■ Items listed in a dataset ■
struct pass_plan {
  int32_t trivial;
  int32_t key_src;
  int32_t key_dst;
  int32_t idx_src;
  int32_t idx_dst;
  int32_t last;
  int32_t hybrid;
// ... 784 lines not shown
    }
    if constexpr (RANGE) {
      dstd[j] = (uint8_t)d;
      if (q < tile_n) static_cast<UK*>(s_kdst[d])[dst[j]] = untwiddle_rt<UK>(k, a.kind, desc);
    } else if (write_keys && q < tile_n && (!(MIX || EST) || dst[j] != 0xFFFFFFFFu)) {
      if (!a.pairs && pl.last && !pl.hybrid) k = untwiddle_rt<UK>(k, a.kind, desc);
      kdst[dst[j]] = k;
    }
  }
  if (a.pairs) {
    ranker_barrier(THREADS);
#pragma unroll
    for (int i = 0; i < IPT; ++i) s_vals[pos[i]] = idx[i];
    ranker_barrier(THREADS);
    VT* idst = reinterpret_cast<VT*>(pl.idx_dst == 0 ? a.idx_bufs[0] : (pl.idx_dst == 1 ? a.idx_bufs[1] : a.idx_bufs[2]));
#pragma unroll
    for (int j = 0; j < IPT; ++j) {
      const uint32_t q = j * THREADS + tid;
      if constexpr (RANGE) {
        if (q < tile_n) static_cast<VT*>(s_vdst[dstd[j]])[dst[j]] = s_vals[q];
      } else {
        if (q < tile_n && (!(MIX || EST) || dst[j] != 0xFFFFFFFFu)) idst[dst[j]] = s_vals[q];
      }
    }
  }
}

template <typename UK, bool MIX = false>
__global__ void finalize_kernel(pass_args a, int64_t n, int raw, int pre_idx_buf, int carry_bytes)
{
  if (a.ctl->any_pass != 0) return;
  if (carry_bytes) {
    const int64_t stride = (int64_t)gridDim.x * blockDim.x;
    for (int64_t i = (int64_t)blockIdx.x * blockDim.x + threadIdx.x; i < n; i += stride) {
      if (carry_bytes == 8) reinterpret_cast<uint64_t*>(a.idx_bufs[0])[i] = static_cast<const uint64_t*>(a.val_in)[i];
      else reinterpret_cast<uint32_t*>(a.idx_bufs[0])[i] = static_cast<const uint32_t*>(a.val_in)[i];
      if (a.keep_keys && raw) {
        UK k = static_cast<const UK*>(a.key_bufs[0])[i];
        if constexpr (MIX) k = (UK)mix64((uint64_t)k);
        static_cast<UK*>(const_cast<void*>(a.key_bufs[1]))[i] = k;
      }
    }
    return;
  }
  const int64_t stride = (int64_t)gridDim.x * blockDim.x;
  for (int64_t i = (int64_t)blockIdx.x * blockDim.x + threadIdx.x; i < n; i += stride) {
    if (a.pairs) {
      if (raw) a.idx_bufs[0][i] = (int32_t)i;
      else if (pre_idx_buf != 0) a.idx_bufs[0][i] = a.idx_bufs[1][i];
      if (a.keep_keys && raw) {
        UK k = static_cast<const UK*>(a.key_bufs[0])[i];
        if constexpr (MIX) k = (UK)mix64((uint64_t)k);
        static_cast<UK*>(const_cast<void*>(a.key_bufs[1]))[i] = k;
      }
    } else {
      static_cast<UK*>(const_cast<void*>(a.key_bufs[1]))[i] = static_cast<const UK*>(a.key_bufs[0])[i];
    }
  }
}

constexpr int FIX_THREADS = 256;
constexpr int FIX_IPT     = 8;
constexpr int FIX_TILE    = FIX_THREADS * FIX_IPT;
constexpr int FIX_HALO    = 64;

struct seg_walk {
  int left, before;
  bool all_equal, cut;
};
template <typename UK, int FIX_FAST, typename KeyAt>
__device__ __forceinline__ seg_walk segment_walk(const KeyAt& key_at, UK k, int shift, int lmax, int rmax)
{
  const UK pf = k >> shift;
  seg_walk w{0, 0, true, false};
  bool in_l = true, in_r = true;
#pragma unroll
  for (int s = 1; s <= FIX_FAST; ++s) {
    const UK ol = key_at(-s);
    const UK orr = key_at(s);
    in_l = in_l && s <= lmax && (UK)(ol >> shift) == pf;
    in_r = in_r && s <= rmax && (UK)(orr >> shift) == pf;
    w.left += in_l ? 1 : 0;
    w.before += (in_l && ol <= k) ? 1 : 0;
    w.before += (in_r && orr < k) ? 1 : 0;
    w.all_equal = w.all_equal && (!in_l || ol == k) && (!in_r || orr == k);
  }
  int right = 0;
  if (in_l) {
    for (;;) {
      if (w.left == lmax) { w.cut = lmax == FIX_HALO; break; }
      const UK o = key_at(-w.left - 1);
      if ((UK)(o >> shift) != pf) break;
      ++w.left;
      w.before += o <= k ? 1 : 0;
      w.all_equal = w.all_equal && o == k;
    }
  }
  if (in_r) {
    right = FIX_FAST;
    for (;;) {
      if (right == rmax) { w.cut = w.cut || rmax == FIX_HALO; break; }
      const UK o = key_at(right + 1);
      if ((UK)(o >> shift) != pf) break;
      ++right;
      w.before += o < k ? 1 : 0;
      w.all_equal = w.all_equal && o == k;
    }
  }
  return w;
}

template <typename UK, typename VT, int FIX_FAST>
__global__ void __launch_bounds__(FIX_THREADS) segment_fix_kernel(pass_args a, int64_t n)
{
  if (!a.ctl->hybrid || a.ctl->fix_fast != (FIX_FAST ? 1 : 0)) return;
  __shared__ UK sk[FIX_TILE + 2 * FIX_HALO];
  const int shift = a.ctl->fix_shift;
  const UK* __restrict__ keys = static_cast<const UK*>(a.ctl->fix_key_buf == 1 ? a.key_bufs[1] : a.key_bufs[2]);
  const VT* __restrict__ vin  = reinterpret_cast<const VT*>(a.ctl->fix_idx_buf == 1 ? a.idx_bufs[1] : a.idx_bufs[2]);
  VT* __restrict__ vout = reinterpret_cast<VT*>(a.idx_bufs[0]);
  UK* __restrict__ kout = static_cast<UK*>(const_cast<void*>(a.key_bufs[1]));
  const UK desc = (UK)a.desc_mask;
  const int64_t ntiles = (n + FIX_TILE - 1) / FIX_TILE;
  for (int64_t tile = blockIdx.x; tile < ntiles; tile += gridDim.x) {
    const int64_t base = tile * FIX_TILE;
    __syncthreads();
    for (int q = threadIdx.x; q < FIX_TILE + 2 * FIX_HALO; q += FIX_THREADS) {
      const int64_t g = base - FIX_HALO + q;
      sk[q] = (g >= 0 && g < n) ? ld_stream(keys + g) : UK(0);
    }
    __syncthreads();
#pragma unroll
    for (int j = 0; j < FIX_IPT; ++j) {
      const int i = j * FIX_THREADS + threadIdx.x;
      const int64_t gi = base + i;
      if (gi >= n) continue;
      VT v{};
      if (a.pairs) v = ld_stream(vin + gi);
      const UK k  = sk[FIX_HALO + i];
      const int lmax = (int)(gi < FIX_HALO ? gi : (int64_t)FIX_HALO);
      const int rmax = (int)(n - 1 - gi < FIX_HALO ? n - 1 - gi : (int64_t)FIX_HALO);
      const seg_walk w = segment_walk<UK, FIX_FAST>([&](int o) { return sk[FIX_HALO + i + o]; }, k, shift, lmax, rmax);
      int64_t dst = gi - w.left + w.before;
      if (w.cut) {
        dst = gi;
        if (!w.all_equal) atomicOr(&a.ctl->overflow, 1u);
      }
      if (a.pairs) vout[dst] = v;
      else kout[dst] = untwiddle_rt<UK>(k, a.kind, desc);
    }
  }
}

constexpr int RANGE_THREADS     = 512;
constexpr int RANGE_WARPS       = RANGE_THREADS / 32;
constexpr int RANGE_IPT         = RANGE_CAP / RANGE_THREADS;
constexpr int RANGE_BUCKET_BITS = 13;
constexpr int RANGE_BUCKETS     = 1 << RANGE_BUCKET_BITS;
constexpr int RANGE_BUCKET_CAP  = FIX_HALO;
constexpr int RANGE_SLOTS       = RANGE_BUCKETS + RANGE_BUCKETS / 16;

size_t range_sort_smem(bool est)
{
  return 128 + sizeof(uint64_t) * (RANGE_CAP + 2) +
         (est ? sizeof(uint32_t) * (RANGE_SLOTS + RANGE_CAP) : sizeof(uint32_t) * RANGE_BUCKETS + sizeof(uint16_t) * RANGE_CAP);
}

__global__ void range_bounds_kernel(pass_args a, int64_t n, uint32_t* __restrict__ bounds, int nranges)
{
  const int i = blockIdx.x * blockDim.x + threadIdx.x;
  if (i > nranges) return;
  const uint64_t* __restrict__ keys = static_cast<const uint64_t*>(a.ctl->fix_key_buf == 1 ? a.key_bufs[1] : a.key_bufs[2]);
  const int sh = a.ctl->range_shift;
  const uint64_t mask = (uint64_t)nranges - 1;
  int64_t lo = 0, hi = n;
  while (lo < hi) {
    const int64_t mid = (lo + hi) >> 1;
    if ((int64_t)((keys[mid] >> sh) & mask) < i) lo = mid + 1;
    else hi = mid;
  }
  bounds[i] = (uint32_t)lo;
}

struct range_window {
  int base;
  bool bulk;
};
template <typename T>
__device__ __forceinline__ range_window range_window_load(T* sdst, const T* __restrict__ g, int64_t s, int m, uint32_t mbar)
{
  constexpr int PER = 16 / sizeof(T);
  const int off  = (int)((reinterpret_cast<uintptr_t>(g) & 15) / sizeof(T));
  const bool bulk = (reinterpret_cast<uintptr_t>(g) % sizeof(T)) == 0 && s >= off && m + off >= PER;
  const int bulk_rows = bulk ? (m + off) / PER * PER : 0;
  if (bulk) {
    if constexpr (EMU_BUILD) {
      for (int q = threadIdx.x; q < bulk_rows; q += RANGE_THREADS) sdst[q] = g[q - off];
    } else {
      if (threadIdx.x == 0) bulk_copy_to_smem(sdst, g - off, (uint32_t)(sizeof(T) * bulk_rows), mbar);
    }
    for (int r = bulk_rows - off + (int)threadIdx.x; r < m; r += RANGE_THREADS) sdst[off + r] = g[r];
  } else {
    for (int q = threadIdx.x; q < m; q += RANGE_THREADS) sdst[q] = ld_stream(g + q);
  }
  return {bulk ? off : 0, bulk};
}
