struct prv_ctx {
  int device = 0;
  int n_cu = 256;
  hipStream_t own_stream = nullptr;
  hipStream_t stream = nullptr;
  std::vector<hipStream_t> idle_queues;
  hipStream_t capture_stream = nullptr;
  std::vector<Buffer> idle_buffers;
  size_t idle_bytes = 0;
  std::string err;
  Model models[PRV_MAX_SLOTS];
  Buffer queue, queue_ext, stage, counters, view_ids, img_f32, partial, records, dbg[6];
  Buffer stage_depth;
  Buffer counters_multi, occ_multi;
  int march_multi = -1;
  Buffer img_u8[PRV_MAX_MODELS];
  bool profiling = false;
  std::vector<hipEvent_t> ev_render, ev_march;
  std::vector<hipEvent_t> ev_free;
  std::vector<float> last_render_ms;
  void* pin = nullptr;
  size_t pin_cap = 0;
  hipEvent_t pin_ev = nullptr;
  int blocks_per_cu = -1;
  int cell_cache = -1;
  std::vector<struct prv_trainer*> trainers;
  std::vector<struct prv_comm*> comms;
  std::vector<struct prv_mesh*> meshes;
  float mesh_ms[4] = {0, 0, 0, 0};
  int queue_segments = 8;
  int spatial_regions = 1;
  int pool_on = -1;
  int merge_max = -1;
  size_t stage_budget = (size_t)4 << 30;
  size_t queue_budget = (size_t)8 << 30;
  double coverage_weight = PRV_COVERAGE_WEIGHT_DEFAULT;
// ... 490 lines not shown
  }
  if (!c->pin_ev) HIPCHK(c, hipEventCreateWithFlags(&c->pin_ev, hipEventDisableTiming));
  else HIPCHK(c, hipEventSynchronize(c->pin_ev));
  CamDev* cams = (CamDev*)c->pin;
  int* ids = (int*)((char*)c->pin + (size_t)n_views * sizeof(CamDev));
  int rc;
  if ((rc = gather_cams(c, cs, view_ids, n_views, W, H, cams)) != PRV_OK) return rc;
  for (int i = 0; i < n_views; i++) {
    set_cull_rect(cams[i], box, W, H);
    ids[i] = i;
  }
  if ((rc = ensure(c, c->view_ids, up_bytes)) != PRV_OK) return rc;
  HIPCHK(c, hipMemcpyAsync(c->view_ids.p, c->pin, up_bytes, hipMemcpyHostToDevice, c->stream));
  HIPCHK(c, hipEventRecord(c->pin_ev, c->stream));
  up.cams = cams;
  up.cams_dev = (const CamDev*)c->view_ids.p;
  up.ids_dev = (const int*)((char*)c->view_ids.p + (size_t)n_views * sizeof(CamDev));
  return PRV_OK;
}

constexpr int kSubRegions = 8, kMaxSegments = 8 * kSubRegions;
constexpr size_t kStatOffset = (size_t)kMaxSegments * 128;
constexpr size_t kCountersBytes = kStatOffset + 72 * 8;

■ Directions for this task ■
Set down exactly the lines from the start of the records to the line with "else if (write_keys". Include that line, and add nothing more.

■ Written answer ■
struct pass_plan {
  int32_t trivial;
  int32_t key_src;
  int32_t key_dst;
  int32_t idx_src;
  int32_t idx_dst;
  int32_t last;
  int32_t hybrid;
// ... 784 lines not shown
    }
    if constexpr (RANGE) {
      dstd[j] = (uint8_t)d;
      if (q < tile_n) static_cast<UK*>(s_kdst[d])[dst[j]] = untwiddle_rt<UK>(k, a.kind, desc);
    } else if (write_keys && q < tile_n && (!(MIX || EST) || dst[j] != 0xFFFFFFFFu)) {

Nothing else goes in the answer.